Black, J. and Rands, J., United Utilities, UK(free)
United Utilities has made a public commitment to reduce its CO2 emissions by 60% by 2050 compared to the 1990 level. The predicting of CO2 and other greenhouse gas emissions for specific projects is still an emerging science for most UK water companies. UU have developed a model to estimate the whole life CO2 footprint associated with capital projects. This paper highlights the carbon footprint results obtained using this model for two major United Utilities AMP4 (Asset Management Period 4) projects at Wastewater Treatment Works (WwTW): Fleetwood WwTW and Northwich WwTW.
For the Northwich WwTW project, the embodied (carbon emissions associated with construction of the
assets) and operational CO2 emissions for two options are compared: a lower energy, gravity flow option
requiring significant excavation, and a higher energy, pumped flow option, with lower construction costs.

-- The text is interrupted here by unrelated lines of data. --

static hipStream_t main_stream(ow_context *c) {
    if (c->side_active && hipEventRecord(c->side_join_ev, c->side_stream) == hipSuccess && hipStreamWaitEvent(c->stream, c->side_join_ev, 0) == hipSuccess)
        c->side_active = false;
    return c->stream;
}
static bool side_fork(ow_context *c) {
    if (c->side_active) return true;
    if (hipEventRecord(c->side_fork_ev, c->stream) != hipSuccess || hipStreamWaitEvent(c->side_stream, c->side_fork_ev, 0) != hipSuccess) {
        (void)hipGetLastError();
        return false;
    }
    c->side_active = true;
    return true;
}
static bool may_split(const ow_context *c) {
    const int min_run = c->n >= 1024 ? 8 : 16;
    return c->side_stream && (c->own_stream || (c->inside_run && !c->run_as_calls && !c->run_as_reference && c->run_frames >= min_run));
}
static hipError_t launch_group(ow_context *c, const ow::FrameArgs &args, const ow::TickGroupArgs &ga, const ow::LaunchTiming &lt = ow::LaunchTiming{}) {
    if (may_split(c) && !lt.start && ow::tick_pair_splits(c->n, ga) && side_fork(c)) {
        ++c->split_launches;
        return ow::launch_tick_group(c->n, args, ga, c->buf, c->stream, lt, c->side_stream);
    }
    return ow::launch_tick_group(c->n, args, ga, c->buf, main_stream(c), lt);
}
static void join_for_caller(ow_context *c) {
    if (!c->own_stream) (void)main_stream(c);
}

namespace {

size_t plane(const ow_context *c) { return (size_t)c->n * c->n; }

constexpr size_t kSinglePairTexels = 6u << 20, kBatchTexels = 4u << 20;
// ... 133 lines not shown
}

ow_status consume_status(ow_context *c) {
    if (!c->status_host || *c->status_host == 0u) {
        return OW_OK;
    }
    const uint32_t bits = *c->status_host;
    *c->status_host = 0u;
    c->maps_faulted |= c->enqueued_since_sync;
    c->enqueued_since_sync = 0;
    c->la.queued = 0;
    c->ra.armed = false;
    for (int i = 0; i < OW_MAX_CASCADES; ++i)
        if (c->copy_pending[i]) c->readback_faulted |= 1u << i;
    return fail(OW_ERR_HIP, "device-side failure reported by a frame kernel (status 0x%x%s): the maps of the batches enqueued since "
                            "the last synchronisation are invalid", bits, (bits & ow::kStatusRowSyncTimeout) ? ": wave-pair rendezvous timed out" : "");
}
ow_status refuse_faulted(const ow_context *c, uint32_t layer_mask) {
    if (c->maps_faulted & layer_mask)
        return fail(OW_ERR_HIP, "layer mask 0x%x holds maps of a batch that reported a device-side failure (already returned by an earlier call); "
                                "they stay invalid until a later batch has recomputed those layers (faulted: 0x%x)", layer_mask, c->maps_faulted);
    return OW_OK;
}
ow_status sync_stream(ow_context *c, uint32_t layer_mask) {
    ++c->host_syncs;
    OW_HIP(hipStreamSynchronize(main_stream(c)));
    if (ow_status st = consume_status(c); st != OW_OK) return st;
    c->enqueued_since_sync = 0;
    return refuse_faulted(c, layer_mask);
}

// ... 522 lines not shown
        ow_destroy(c);
        return st;
    };
    if (cfg->stream) {
        c->stream = (hipStream_t)cfg->stream;
    } else {
        if (hipStreamCreateWithFlags(&c->stream, hipStreamNonBlocking) != hipSuccess)
            return bail(fail(OW_ERR_HIP, "hipStreamCreate failed"));
        c->own_stream = true;
    }
    if (!(cfg->flags & OW_FLAG_SINGLE_STREAM) && ((c->n == 1024 && c->cascades >= 4) || (c->n == 512 && c->cascades >= 8))) {
        if (hipStreamCreateWithFlags(&c->side_stream, hipStreamNonBlocking) != hipSuccess || hipEventCreateWithFlags(&c->side_fork_ev, hipEventDisableTiming) != hipSuccess ||
            hipEventCreateWithFlags(&c->side_join_ev, hipEventDisableTiming) != hipSuccess)
            return bail(fail(OW_ERR_HIP, "second stream / events: creation failed"));
    }
    const size_t pl = plane(c), L = (size_t)c->layers;
#define OW_ALLOC(ptr, bytes)                                                                              \
    if (hipMalloc((void **)&(ptr), (bytes)) != hipSuccess)                                                \
        return bail(fail(OW_ERR_NOMEM, "hipMalloc of %zu bytes failed for " #ptr, (size_t)(bytes)));
    OW_ALLOC(c->buf.h0, L * pl * sizeof(ow::cplx));
    OW_ALLOC(c->buf.omega, L * pl * sizeof(float));
    c->no_merge = (cfg->flags & OW_FLAG_NO_TICK_GROUPS) != 0;
    c->run_as_calls = (cfg->flags & OW_FLAG_RUN_AS_CALLS) != 0;
    c->run_as_reference = (cfg->flags & OW_FLAG_RUN_AS_REFERENCE_SCHEDULE) != 0;
    c->always_regenerate = (cfg->flags & OW_FLAG_ALWAYS_REGENERATE_SPECTRUM) != 0;
    plan_tick_groups(c, cfg->flags);
    const bool lazy_scratch = (cfg->flags & OW_FLAG_LAZY_SCRATCH) != 0;
    if (ensure_scratch(c, lazy_scratch ? base_scratch_slots(c) : std::max(base_scratch_slots(c), lookahead_scratch_slots(c))) != OW_OK) return bail(OW_ERR_NOMEM);
    if (cfg->displacement_map) {
        c->buf.disp = (ow::u16x4 *)cfg->displacement_map;
    } else {
        OW_ALLOC(c->buf.disp, exportable_bytes(L * pl * sizeof(ow::u16x4)));
        c->own_disp = true;
    }
    if (cfg->normal_map) {
        c->buf.norm = (ow::u16x4 *)cfg->normal_map;
    } else {
        OW_ALLOC(c->buf.norm, exportable_bytes(L * pl * sizeof(ow::u16x4)));
        c->own_norm = true;
    }
    OW_ALLOC(c->buf.foam, L * pl * sizeof(uint16_t));
    if (cfg->flags & OW_FLAG_DEBUG_F32) { OW_ALLOC(c->buf.f32, L * pl * 8 * sizeof(float)); }
    if (hipHostMalloc((void **)&c->status_host, 64, hipHostMallocMapped) != hipSuccess)
        return bail(fail(OW_ERR_NOMEM, "hipHostMalloc failed for the device status word"));
    *c->status_host = 0u;
    if (hipHostGetDevicePointer((void **)&c->buf.status, c->status_host, 0) != hipSuccess)
        return bail(fail(OW_ERR_HIP, "hipHostGetDevicePointer failed for the device status word"));
    std::vector<ow::cplx> tw;
    ow::make_twiddles(c->n, tw);
    OW_ALLOC(c->tw_dev, tw.size() * sizeof(ow::cplx));
    std::vector<ow::cplx> tw_split;
    if (ow::make_split_twiddles(c->n, tw_split)) { OW_ALLOC(c->tw_split_dev, tw_split.size() * sizeof(ow::cplx)); }
    std::vector<ow::cplx> tw_half;
    if (ow::make_half_twiddles(c->n, tw_half)) { OW_ALLOC(c->tw_half_dev, tw_half.size() * sizeof(ow::cplx)); }
#undef OW_ALLOC
    c->buf.tw = c->tw_dev;
// ... 22 lines not shown
    (void)hipGetDevice(&caller_dev);
    (void)hipSetDevice(c->device);
    if (c->side_stream) (void)hipStreamSynchronize(c->side_stream);
    if (c->stream) (void)hipStreamSynchronize(c->stream);
    for (ow_bodies *set : c->body_sets) {
        (void)hipFree(set->block);
        set->block = nullptr;
        set->ctx = nullptr;
    }
    (void)hipFree(c->buf.h0);
    (void)hipFree(c->buf.omega);
    (void)hipFree(c->buf.T);
    if (c->own_disp) (void)hipFree(c->buf.disp);
    if (c->own_norm) (void)hipFree(c->buf.norm);
    (void)hipFree(c->buf.foam);
    (void)hipFree(c->buf.f32);
    (void)hipFree(c->buf.pcol);
    (void)hipFree(c->buf.rrow);
    (void)hipFree(c->tw_dev);
    (void)hipFree(c->tw_split_dev);
    (void)hipFree(c->tw_half_dev);
    if (c->status_host) (void)hipHostFree(c->status_host);
    if (c->copy_stream) (void)hipStreamSynchronize(c->copy_stream);
    (void)hipFree(c->snap_dev);
    if (c->snap_host) (void)hipHostFree(c->snap_host);
    for (auto &e : c->snap_ready)
        if (e) (void)hipEventDestroy(e);
    for (auto &e : c->copy_done)
        if (e) (void)hipEventDestroy(e);
    if (c->copy_stream) (void)hipStreamDestroy(c->copy_stream);
// ... 113 lines not shown
    return OW_OK;
}

ow_status ow_update_all(ow_context *c, double delta, ow_cascade_params *params, int32_t count) {
    ow_status st = update_impl(c, delta, params, count, false);
    if (st != OW_OK) return st;
    int idx[OW_MAX_CASCADES];
    for (int i = 0; i < count; ++i) idx[i] = count - 1 - i;
    if (!lookahead_tick(c, delta, count, &st)) st = enqueue(c, c->pass_parameters, idx, count);
    if (st != OW_OK) return st;
    c->pass_num_cascades_remaining = 0;
    if (!c->inside_run) join_for_caller(c);
    return OW_OK;
}

ow_status ow_chain_stats(const ow_context *c, uint64_t *split_launches) {
    if (!c) return fail(OW_ERR_INVALID, "null context");
    if (split_launches) *split_launches = c->split_launches;
    return OW_OK;
}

The whole life carbon associated with the gravity option is found to be lower, however the additional
costs, including allowance for the shadow price of carbon and risks involved, show the pumped solution
to be preferable.
For the Fleetwood WwTW project, the total embodied CO2 emissions and the net impact on operational
CO2 emissions associated with the project are quantified. A breakdown of the whole life carbon arising
from the project is also carried out to show the contribution from specific process areas such as primary
settlement tanks, raw sludge treatment (de-watering) and odour control. The analysis show that approx.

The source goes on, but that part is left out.